### Aim of the task:
Give every line from the entries that contains "wpack".

### Data section:
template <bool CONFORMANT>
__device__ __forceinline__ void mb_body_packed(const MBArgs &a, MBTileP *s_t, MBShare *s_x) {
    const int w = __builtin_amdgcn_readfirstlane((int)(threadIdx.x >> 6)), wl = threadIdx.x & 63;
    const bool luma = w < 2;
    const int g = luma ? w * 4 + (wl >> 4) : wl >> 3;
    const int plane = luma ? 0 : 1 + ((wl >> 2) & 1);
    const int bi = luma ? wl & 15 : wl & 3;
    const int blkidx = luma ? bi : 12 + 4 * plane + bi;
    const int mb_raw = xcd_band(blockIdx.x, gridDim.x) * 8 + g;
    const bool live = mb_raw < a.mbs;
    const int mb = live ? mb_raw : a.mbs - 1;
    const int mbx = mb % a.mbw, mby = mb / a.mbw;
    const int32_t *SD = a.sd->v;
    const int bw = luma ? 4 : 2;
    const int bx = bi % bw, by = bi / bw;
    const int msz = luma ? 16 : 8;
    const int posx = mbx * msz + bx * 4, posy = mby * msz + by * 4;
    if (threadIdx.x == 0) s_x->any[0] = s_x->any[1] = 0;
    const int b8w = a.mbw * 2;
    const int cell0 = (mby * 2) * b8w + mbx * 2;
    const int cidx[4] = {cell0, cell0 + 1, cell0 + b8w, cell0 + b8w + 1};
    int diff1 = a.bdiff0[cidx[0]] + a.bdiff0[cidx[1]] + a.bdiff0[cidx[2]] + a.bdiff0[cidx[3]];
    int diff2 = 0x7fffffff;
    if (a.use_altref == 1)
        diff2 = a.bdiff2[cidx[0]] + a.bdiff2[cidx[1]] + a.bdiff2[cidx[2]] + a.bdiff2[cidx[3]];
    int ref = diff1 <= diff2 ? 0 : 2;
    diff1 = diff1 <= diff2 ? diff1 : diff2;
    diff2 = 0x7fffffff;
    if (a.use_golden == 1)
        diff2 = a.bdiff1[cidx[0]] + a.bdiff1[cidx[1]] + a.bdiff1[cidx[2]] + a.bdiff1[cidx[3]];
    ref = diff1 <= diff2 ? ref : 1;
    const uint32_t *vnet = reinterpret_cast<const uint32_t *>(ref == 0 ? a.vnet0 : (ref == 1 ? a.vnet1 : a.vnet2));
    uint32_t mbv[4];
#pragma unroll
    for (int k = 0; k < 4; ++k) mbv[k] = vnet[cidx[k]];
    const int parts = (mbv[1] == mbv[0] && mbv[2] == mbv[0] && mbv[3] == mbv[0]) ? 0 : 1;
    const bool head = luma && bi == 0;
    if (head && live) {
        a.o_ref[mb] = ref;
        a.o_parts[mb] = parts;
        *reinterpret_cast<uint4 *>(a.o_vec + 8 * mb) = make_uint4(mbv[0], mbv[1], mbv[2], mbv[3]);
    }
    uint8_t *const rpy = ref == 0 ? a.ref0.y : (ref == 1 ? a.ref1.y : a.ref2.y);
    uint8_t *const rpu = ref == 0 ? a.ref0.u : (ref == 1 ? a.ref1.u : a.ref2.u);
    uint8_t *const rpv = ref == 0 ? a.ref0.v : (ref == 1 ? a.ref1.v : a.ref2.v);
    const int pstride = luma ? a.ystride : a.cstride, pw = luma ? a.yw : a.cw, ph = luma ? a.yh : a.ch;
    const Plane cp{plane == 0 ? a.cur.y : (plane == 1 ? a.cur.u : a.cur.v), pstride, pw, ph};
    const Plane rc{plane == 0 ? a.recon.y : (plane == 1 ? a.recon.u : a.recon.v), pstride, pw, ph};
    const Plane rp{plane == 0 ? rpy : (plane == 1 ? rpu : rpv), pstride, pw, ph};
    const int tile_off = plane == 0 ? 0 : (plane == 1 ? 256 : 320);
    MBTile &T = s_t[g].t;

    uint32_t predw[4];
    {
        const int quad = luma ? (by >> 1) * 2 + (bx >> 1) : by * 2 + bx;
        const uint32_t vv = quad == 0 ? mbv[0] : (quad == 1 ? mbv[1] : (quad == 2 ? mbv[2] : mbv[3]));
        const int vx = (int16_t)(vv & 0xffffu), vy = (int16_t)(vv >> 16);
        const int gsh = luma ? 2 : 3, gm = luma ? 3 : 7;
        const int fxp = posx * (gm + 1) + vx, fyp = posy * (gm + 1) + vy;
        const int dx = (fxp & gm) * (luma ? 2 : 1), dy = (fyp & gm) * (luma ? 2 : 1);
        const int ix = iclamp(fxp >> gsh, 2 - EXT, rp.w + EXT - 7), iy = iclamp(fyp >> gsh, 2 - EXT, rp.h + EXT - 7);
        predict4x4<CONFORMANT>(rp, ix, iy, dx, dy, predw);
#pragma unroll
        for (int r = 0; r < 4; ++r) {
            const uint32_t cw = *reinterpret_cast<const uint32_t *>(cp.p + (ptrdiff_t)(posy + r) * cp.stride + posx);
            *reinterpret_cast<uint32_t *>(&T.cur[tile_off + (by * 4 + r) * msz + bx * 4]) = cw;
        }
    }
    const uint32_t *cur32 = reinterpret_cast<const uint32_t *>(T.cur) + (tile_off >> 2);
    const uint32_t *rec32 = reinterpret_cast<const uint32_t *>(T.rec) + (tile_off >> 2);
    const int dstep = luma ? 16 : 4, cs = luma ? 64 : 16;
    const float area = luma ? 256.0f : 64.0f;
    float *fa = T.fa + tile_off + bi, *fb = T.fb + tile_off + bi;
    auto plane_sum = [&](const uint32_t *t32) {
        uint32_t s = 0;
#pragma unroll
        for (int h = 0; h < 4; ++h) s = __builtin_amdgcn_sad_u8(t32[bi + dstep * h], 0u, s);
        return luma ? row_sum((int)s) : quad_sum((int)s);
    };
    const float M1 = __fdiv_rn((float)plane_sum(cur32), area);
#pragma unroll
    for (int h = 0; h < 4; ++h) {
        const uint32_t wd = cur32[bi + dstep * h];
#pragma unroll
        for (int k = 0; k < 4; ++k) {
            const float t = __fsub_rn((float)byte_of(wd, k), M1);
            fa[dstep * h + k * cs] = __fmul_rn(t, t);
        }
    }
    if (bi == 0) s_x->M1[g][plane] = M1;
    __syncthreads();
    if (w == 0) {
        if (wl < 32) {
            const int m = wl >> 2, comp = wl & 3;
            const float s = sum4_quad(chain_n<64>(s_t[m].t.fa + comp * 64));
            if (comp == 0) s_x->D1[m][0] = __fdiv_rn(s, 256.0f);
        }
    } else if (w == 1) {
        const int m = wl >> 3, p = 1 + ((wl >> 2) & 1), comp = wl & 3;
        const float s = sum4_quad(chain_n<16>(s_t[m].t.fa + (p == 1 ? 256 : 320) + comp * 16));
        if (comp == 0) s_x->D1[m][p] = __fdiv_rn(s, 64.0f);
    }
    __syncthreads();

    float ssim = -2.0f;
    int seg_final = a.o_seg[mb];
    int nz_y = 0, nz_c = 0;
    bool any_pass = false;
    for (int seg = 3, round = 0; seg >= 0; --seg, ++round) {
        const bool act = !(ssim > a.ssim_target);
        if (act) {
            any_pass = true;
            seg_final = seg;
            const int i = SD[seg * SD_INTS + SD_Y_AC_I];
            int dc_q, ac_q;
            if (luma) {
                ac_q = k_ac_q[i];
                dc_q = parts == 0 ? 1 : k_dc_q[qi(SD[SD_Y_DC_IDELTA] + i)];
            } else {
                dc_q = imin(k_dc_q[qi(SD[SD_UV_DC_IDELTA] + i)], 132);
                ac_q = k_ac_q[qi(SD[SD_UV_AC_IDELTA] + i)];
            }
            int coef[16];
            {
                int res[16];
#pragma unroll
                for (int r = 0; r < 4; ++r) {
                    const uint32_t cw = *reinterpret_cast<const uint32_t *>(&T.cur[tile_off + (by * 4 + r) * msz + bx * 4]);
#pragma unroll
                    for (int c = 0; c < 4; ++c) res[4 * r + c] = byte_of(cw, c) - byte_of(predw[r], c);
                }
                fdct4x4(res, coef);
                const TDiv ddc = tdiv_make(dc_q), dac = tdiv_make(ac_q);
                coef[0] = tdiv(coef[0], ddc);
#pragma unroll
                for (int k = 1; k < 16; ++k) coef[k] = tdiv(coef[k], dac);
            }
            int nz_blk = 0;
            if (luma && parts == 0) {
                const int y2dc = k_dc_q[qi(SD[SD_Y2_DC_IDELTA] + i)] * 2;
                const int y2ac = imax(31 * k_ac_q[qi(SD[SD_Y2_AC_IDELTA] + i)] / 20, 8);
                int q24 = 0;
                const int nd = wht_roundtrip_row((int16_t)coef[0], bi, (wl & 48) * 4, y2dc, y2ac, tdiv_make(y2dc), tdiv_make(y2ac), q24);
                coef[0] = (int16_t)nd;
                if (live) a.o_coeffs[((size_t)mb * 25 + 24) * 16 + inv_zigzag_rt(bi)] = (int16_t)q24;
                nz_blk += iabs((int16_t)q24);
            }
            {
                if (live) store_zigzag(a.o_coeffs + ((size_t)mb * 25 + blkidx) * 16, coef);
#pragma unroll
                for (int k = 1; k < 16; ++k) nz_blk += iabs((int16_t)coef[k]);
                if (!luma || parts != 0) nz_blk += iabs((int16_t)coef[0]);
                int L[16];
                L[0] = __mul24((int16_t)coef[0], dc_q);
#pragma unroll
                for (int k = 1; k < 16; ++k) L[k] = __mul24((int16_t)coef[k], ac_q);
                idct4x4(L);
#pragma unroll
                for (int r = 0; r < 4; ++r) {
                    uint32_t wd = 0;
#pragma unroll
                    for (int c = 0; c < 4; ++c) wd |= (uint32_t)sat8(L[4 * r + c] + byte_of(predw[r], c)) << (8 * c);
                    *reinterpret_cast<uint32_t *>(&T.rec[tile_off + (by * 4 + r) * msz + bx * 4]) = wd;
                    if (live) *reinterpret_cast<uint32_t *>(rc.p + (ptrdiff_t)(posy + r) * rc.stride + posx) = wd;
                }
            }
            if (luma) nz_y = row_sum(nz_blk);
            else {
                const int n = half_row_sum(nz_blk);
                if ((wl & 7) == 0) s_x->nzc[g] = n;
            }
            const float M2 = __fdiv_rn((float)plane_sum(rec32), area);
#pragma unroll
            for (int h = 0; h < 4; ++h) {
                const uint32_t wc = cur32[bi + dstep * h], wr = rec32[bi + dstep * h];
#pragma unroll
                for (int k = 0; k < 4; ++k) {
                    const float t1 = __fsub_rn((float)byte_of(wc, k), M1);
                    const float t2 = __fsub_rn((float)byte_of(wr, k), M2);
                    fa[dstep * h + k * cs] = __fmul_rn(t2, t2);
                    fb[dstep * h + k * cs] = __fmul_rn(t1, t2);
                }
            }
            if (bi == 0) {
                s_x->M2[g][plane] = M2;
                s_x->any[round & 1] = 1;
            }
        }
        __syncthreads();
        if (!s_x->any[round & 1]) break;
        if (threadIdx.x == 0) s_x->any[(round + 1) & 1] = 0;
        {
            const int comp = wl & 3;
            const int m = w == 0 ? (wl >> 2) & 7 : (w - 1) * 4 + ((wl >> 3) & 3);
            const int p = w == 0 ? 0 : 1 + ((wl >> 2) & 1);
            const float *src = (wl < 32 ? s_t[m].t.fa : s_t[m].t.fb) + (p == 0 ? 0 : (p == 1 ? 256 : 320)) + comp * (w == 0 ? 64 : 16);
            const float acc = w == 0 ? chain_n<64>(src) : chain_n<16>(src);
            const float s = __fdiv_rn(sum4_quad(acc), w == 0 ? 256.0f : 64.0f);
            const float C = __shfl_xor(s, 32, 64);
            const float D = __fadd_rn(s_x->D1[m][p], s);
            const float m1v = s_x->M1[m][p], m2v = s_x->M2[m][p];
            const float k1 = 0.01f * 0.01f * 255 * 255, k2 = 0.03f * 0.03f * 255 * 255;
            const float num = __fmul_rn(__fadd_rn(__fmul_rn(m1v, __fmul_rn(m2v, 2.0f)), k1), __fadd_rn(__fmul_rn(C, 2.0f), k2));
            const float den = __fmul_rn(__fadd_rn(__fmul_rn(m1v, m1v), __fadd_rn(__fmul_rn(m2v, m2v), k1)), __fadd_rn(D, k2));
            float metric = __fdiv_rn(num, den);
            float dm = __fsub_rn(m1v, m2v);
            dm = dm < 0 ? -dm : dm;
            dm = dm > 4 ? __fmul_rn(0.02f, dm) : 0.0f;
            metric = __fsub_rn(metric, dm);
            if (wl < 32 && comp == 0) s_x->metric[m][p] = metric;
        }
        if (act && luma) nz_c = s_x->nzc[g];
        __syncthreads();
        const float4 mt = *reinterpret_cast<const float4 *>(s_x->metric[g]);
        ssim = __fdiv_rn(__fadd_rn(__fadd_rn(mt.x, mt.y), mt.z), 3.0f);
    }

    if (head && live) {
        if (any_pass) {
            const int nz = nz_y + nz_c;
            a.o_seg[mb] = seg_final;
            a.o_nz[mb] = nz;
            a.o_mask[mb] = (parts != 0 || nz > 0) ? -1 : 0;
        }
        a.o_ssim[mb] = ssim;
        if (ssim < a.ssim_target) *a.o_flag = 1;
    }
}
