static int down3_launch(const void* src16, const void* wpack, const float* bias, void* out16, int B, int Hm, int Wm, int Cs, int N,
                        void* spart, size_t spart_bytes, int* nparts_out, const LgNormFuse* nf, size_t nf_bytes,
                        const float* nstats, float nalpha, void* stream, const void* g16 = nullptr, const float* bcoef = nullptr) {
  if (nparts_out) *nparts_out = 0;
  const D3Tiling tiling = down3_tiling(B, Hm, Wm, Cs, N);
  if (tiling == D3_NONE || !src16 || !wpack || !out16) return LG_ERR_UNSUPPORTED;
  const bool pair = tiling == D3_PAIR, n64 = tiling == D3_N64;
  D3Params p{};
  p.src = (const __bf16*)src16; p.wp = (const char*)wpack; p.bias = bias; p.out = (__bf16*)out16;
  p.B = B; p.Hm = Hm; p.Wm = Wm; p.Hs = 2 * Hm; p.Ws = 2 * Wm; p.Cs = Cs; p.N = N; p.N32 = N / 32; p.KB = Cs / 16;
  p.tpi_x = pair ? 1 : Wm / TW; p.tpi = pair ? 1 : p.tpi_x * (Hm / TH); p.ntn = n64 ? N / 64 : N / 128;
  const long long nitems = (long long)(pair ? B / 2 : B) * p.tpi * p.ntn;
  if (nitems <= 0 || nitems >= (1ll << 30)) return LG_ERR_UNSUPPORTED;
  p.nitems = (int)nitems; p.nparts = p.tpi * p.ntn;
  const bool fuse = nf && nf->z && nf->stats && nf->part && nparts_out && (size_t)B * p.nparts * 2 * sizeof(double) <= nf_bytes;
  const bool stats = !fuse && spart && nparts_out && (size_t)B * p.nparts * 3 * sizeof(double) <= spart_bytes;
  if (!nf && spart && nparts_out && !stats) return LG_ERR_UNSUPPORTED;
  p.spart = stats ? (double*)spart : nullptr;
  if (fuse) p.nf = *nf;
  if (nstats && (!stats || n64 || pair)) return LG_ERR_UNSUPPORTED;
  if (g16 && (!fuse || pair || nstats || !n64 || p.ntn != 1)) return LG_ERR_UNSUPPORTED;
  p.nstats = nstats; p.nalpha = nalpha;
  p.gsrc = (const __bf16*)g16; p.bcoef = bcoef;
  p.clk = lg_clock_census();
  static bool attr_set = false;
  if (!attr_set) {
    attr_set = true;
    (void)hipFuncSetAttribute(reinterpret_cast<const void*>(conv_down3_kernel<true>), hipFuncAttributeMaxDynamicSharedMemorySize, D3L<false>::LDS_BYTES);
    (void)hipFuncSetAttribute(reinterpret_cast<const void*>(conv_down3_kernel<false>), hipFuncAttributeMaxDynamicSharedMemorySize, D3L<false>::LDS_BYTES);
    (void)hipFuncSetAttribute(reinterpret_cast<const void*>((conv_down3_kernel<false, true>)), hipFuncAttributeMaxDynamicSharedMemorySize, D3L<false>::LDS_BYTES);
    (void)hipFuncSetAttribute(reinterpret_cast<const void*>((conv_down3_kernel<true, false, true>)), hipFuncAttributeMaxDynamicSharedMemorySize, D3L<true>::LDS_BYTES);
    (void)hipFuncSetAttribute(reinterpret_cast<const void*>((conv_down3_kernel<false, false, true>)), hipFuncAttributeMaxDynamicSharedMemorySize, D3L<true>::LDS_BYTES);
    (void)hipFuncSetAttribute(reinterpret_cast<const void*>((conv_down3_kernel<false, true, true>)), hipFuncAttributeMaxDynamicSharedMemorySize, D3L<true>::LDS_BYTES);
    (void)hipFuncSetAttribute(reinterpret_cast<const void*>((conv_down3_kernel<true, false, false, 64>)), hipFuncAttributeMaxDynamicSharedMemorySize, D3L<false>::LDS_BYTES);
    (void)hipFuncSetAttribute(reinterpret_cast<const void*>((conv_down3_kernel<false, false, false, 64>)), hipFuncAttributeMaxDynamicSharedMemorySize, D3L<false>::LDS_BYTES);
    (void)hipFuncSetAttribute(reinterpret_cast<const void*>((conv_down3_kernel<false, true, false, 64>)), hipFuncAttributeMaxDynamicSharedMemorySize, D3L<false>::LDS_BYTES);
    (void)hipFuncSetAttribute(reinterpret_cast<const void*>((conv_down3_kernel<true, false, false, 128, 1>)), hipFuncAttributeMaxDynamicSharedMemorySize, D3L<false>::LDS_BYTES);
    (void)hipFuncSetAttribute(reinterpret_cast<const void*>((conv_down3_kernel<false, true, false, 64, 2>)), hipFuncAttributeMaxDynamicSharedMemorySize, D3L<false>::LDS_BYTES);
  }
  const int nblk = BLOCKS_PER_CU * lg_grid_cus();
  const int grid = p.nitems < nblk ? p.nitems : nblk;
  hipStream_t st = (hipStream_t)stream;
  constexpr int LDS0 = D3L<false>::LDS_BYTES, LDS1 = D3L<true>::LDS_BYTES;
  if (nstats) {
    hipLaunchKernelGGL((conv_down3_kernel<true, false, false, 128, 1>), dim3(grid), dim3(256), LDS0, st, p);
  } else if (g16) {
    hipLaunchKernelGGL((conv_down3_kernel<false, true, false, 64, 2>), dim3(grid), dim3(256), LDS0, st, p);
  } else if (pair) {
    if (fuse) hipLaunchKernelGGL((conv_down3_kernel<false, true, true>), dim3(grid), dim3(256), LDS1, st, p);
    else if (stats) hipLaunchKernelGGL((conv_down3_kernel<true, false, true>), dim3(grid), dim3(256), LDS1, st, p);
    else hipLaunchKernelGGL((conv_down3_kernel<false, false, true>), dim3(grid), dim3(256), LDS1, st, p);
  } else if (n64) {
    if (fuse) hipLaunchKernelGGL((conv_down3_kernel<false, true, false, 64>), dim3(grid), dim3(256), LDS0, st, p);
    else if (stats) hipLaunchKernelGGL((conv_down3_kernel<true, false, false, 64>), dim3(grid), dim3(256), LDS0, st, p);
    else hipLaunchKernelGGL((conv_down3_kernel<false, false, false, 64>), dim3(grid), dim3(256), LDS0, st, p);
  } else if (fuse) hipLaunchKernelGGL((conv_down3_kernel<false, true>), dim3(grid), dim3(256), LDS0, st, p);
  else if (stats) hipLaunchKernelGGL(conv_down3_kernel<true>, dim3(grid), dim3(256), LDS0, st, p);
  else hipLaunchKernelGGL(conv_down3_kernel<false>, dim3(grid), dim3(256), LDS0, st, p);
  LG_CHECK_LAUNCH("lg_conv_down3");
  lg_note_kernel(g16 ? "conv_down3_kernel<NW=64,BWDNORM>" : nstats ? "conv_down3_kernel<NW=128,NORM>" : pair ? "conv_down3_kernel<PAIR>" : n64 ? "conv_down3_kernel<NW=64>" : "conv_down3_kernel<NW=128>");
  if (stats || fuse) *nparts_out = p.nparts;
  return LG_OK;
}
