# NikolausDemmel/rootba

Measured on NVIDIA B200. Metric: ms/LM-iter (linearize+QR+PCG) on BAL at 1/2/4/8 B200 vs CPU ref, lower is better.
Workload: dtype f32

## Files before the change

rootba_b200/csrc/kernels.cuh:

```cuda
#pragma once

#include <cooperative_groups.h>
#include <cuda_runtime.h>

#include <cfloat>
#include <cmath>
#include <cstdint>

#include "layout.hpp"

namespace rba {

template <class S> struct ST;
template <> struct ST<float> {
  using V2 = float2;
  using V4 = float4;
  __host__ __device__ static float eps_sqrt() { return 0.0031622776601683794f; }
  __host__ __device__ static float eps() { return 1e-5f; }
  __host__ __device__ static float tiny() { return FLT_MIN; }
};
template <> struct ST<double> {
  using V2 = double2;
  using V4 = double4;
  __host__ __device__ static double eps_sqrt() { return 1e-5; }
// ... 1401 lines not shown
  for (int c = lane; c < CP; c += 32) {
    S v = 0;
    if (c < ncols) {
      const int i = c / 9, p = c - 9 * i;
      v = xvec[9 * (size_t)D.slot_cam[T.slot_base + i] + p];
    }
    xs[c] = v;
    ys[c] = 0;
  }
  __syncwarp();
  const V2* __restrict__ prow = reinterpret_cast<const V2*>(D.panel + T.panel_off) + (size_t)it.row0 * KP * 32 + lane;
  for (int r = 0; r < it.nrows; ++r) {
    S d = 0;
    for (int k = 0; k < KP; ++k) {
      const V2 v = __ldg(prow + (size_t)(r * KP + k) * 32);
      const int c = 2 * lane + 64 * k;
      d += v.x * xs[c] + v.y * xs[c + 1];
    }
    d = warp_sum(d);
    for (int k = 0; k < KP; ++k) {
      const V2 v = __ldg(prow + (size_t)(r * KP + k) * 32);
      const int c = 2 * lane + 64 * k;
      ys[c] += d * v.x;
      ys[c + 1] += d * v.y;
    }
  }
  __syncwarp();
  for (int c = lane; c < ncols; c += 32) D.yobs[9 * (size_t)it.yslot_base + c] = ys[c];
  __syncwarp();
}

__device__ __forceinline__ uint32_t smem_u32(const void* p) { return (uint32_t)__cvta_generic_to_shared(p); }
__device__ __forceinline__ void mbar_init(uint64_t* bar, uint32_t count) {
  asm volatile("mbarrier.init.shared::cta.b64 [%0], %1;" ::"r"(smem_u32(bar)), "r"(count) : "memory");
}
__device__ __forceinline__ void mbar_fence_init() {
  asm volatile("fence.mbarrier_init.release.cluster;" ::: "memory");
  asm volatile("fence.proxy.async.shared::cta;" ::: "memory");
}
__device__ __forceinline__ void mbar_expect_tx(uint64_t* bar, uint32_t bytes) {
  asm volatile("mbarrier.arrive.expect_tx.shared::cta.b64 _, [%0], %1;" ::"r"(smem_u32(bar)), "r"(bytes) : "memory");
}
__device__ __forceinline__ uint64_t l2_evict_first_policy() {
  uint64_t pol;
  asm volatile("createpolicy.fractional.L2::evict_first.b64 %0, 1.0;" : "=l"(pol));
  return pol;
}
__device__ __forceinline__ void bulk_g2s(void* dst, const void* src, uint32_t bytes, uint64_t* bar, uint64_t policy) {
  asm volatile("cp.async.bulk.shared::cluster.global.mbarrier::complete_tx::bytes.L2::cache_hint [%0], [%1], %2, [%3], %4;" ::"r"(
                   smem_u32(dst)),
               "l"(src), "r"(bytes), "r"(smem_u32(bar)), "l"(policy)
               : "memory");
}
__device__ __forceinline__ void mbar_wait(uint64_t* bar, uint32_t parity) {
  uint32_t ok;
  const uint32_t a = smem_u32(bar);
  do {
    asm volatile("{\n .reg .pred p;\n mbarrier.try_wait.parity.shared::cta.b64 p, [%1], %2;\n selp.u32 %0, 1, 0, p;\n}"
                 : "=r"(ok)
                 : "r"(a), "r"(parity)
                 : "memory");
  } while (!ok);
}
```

### Your solution:
static int down3_launch(const void* src16, const void* wpack, const float* bias, void* out16, int B, int Hm, int Wm, int Cs, int N,
  if (tiling == D3_NONE || !src16 || !wpack || !out16) return LG_ERR_UNSUPPORTED;
  p.src = (const __bf16*)src16; p.wp = (const char*)wpack; p.bias = bias; p.out = (__bf16*)out16;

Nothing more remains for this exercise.